··· Exercise data
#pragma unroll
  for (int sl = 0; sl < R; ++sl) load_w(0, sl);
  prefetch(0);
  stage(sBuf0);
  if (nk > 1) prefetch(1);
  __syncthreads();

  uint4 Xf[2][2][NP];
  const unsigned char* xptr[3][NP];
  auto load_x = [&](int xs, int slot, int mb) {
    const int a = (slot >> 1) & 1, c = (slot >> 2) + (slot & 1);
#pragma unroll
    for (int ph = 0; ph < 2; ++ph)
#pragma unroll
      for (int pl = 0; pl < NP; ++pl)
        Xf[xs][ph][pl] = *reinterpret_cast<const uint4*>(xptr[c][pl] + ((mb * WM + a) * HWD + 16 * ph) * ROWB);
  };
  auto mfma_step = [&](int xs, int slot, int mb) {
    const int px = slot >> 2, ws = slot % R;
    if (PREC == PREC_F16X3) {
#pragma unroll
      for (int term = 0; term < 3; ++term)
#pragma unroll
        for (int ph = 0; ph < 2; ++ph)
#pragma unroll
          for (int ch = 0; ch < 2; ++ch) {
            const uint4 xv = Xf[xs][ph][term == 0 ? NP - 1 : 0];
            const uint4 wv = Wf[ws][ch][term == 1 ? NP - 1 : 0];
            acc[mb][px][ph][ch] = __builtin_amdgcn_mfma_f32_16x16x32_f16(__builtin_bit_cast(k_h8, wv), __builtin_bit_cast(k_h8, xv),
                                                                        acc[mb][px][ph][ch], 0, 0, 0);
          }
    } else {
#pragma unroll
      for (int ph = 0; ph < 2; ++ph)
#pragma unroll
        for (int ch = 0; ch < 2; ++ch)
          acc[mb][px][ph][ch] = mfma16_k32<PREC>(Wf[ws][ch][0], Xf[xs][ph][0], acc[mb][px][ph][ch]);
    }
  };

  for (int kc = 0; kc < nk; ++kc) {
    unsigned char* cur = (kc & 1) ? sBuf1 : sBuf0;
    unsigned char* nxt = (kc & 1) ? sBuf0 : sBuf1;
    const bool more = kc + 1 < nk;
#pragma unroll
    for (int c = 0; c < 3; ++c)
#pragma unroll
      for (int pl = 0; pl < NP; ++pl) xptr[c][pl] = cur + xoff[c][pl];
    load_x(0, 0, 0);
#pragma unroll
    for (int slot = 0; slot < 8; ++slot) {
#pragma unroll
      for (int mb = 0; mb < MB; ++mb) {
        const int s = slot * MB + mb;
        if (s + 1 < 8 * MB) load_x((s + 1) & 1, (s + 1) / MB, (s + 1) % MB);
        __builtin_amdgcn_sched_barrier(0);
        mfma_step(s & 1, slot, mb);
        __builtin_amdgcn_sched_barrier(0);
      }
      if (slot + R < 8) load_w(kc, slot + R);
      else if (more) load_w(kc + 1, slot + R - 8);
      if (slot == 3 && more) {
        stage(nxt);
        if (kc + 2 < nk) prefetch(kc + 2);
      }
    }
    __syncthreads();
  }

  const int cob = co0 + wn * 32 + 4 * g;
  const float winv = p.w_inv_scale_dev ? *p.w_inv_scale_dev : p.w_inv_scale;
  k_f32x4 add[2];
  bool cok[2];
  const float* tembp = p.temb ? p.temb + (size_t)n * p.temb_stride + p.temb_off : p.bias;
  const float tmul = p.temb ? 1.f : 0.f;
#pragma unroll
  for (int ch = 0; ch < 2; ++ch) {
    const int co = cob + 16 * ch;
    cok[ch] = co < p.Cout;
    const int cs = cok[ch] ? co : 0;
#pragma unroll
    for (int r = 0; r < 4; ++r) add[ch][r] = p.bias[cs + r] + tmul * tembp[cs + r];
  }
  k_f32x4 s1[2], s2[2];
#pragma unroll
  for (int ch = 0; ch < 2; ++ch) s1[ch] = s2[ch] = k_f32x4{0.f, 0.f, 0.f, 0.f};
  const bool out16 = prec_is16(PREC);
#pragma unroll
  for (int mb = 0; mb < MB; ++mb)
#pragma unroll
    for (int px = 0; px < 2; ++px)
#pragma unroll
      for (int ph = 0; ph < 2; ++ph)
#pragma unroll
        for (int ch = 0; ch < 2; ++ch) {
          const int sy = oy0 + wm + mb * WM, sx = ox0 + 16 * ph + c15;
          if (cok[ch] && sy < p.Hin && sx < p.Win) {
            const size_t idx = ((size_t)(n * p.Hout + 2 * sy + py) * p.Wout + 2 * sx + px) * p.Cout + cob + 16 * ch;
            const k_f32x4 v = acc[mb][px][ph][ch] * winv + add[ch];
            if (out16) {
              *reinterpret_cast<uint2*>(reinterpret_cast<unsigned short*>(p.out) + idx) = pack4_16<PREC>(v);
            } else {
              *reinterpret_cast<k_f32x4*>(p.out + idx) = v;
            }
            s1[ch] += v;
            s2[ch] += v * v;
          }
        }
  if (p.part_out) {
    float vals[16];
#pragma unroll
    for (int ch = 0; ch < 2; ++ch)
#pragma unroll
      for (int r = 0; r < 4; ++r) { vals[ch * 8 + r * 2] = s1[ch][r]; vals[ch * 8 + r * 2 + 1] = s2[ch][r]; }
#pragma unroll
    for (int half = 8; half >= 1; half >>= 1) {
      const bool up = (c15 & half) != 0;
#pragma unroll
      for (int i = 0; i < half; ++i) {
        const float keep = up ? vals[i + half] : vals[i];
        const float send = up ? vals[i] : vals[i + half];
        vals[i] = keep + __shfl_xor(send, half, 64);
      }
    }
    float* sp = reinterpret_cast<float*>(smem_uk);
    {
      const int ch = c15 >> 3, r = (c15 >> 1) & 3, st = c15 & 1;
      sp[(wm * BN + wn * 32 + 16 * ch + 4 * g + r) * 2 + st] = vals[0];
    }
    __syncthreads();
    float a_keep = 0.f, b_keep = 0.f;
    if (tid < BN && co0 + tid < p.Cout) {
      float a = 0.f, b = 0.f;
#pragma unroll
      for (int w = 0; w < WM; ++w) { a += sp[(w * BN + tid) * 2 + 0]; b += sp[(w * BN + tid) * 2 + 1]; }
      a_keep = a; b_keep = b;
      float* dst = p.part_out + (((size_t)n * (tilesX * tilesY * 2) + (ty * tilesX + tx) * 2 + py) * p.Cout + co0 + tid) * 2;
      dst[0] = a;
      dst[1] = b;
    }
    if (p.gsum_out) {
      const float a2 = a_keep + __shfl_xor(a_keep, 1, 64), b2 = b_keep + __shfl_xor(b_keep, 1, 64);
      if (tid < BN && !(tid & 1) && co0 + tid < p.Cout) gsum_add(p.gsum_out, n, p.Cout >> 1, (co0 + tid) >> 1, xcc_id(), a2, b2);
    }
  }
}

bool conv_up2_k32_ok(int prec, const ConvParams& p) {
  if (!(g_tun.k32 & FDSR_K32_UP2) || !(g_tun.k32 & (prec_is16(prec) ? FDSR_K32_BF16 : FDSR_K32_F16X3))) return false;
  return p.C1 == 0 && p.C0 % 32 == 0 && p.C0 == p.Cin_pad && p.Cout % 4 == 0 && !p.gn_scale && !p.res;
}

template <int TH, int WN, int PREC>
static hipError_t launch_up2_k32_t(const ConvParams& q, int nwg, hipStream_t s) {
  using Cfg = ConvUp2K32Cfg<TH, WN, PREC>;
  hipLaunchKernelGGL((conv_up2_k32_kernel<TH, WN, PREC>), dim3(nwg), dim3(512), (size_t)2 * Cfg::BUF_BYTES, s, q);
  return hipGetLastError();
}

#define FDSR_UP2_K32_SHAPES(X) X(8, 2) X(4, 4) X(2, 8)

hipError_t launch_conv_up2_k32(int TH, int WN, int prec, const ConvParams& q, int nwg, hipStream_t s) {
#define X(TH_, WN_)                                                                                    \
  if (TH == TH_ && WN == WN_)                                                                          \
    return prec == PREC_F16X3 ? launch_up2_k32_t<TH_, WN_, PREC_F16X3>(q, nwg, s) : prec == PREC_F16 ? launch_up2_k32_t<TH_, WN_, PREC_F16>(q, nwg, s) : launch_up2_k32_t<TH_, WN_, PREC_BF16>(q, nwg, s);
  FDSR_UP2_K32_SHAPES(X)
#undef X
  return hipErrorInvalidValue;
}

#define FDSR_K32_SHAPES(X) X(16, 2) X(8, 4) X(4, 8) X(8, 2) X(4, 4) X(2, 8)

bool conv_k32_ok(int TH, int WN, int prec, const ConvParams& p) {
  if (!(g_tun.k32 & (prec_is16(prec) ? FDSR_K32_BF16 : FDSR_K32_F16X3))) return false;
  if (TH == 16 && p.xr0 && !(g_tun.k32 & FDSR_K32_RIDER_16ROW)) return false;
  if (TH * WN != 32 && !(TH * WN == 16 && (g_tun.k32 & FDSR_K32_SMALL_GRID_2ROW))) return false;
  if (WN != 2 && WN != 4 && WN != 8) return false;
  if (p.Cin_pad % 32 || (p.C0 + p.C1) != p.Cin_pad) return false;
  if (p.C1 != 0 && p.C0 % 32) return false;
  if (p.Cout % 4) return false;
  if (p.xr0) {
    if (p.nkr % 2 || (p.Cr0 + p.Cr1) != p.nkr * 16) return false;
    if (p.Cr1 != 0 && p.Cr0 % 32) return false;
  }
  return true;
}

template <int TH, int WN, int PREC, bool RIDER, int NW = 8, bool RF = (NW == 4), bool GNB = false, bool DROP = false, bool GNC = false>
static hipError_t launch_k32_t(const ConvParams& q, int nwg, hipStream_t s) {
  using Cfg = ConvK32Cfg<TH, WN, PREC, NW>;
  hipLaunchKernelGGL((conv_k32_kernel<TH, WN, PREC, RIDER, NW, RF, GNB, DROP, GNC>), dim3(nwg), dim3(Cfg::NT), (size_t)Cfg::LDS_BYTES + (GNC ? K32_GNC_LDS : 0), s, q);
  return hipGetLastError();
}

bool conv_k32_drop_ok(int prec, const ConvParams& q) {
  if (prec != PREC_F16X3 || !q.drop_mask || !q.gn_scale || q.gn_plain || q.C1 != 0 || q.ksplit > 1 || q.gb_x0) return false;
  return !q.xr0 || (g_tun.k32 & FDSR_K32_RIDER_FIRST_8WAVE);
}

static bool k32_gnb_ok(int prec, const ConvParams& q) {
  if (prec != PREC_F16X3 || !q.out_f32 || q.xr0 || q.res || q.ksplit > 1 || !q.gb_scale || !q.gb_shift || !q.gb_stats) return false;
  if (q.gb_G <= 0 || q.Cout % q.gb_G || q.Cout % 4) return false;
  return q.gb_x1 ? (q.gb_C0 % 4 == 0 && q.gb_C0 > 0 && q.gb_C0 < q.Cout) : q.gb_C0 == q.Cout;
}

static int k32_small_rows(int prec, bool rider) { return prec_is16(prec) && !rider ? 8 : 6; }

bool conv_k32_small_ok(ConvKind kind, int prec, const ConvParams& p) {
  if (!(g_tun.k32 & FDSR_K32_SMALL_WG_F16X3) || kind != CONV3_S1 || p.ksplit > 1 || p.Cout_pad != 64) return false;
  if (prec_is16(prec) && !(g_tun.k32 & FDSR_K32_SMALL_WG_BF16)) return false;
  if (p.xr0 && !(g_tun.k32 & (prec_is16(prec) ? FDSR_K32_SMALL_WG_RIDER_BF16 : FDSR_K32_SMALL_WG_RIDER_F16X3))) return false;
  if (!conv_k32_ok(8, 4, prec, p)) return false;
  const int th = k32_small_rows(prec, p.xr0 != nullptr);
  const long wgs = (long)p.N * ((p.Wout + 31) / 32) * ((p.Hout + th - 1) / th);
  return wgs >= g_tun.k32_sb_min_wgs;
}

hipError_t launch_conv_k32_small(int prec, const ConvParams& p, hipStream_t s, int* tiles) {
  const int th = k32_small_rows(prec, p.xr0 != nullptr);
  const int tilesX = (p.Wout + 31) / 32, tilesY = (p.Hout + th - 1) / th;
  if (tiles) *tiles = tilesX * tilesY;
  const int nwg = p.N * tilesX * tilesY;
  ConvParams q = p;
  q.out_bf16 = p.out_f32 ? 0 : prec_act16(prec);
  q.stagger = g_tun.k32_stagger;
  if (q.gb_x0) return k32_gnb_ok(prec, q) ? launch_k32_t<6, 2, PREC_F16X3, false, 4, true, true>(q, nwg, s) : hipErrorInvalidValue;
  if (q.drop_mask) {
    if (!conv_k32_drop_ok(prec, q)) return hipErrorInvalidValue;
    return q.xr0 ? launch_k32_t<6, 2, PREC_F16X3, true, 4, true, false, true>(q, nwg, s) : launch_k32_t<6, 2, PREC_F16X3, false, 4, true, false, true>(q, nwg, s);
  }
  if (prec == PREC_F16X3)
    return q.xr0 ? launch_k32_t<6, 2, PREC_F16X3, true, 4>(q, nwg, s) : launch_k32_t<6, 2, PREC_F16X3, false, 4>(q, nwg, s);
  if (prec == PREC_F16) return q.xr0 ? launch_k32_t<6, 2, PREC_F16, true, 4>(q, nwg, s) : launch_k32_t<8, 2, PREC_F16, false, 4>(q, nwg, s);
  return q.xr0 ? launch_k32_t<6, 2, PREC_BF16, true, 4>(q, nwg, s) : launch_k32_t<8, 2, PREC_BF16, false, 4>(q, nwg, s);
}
······
= Task objective =
Find the line with "if (prec_is16(prec) &&" in the entries above. Retype it and each line after it, exactly, through the line with "q.stagger = g_tun.k32_stagger;", and stop there.

= Result for this exercise =
  if (prec_is16(prec) && !(g_tun.k32 & FDSR_K32_SMALL_WG_BF16)) return false;
  if (p.xr0 && !(g_tun.k32 & (prec_is16(prec) ? FDSR_K32_SMALL_WG_RIDER_BF16 : FDSR_K32_SMALL_WG_RIDER_F16X3))) return false;
  if (!conv_k32_ok(8, 4, prec, p)) return false;
  const int th = k32_small_rows(prec, p.xr0 != nullptr);
  const long wgs = (long)p.N * ((p.Wout + 31) / 32) * ((p.Hout + th - 1) / th);
  return wgs >= g_tun.k32_sb_min_wgs;
}

hipError_t launch_conv_k32_small(int prec, const ConvParams& p, hipStream_t s, int* tiles) {
  const int th = k32_small_rows(prec, p.xr0 != nullptr);
  const int tilesX = (p.Wout + 31) / 32, tilesY = (p.Hout + th - 1) / th;
  if (tiles) *tiles = tilesX * tilesY;
  const int nwg = p.N * tilesX * tilesY;
  ConvParams q = p;
  q.out_bf16 = p.out_f32 ? 0 : prec_act16(prec);
  q.stagger = g_tun.k32_stagger;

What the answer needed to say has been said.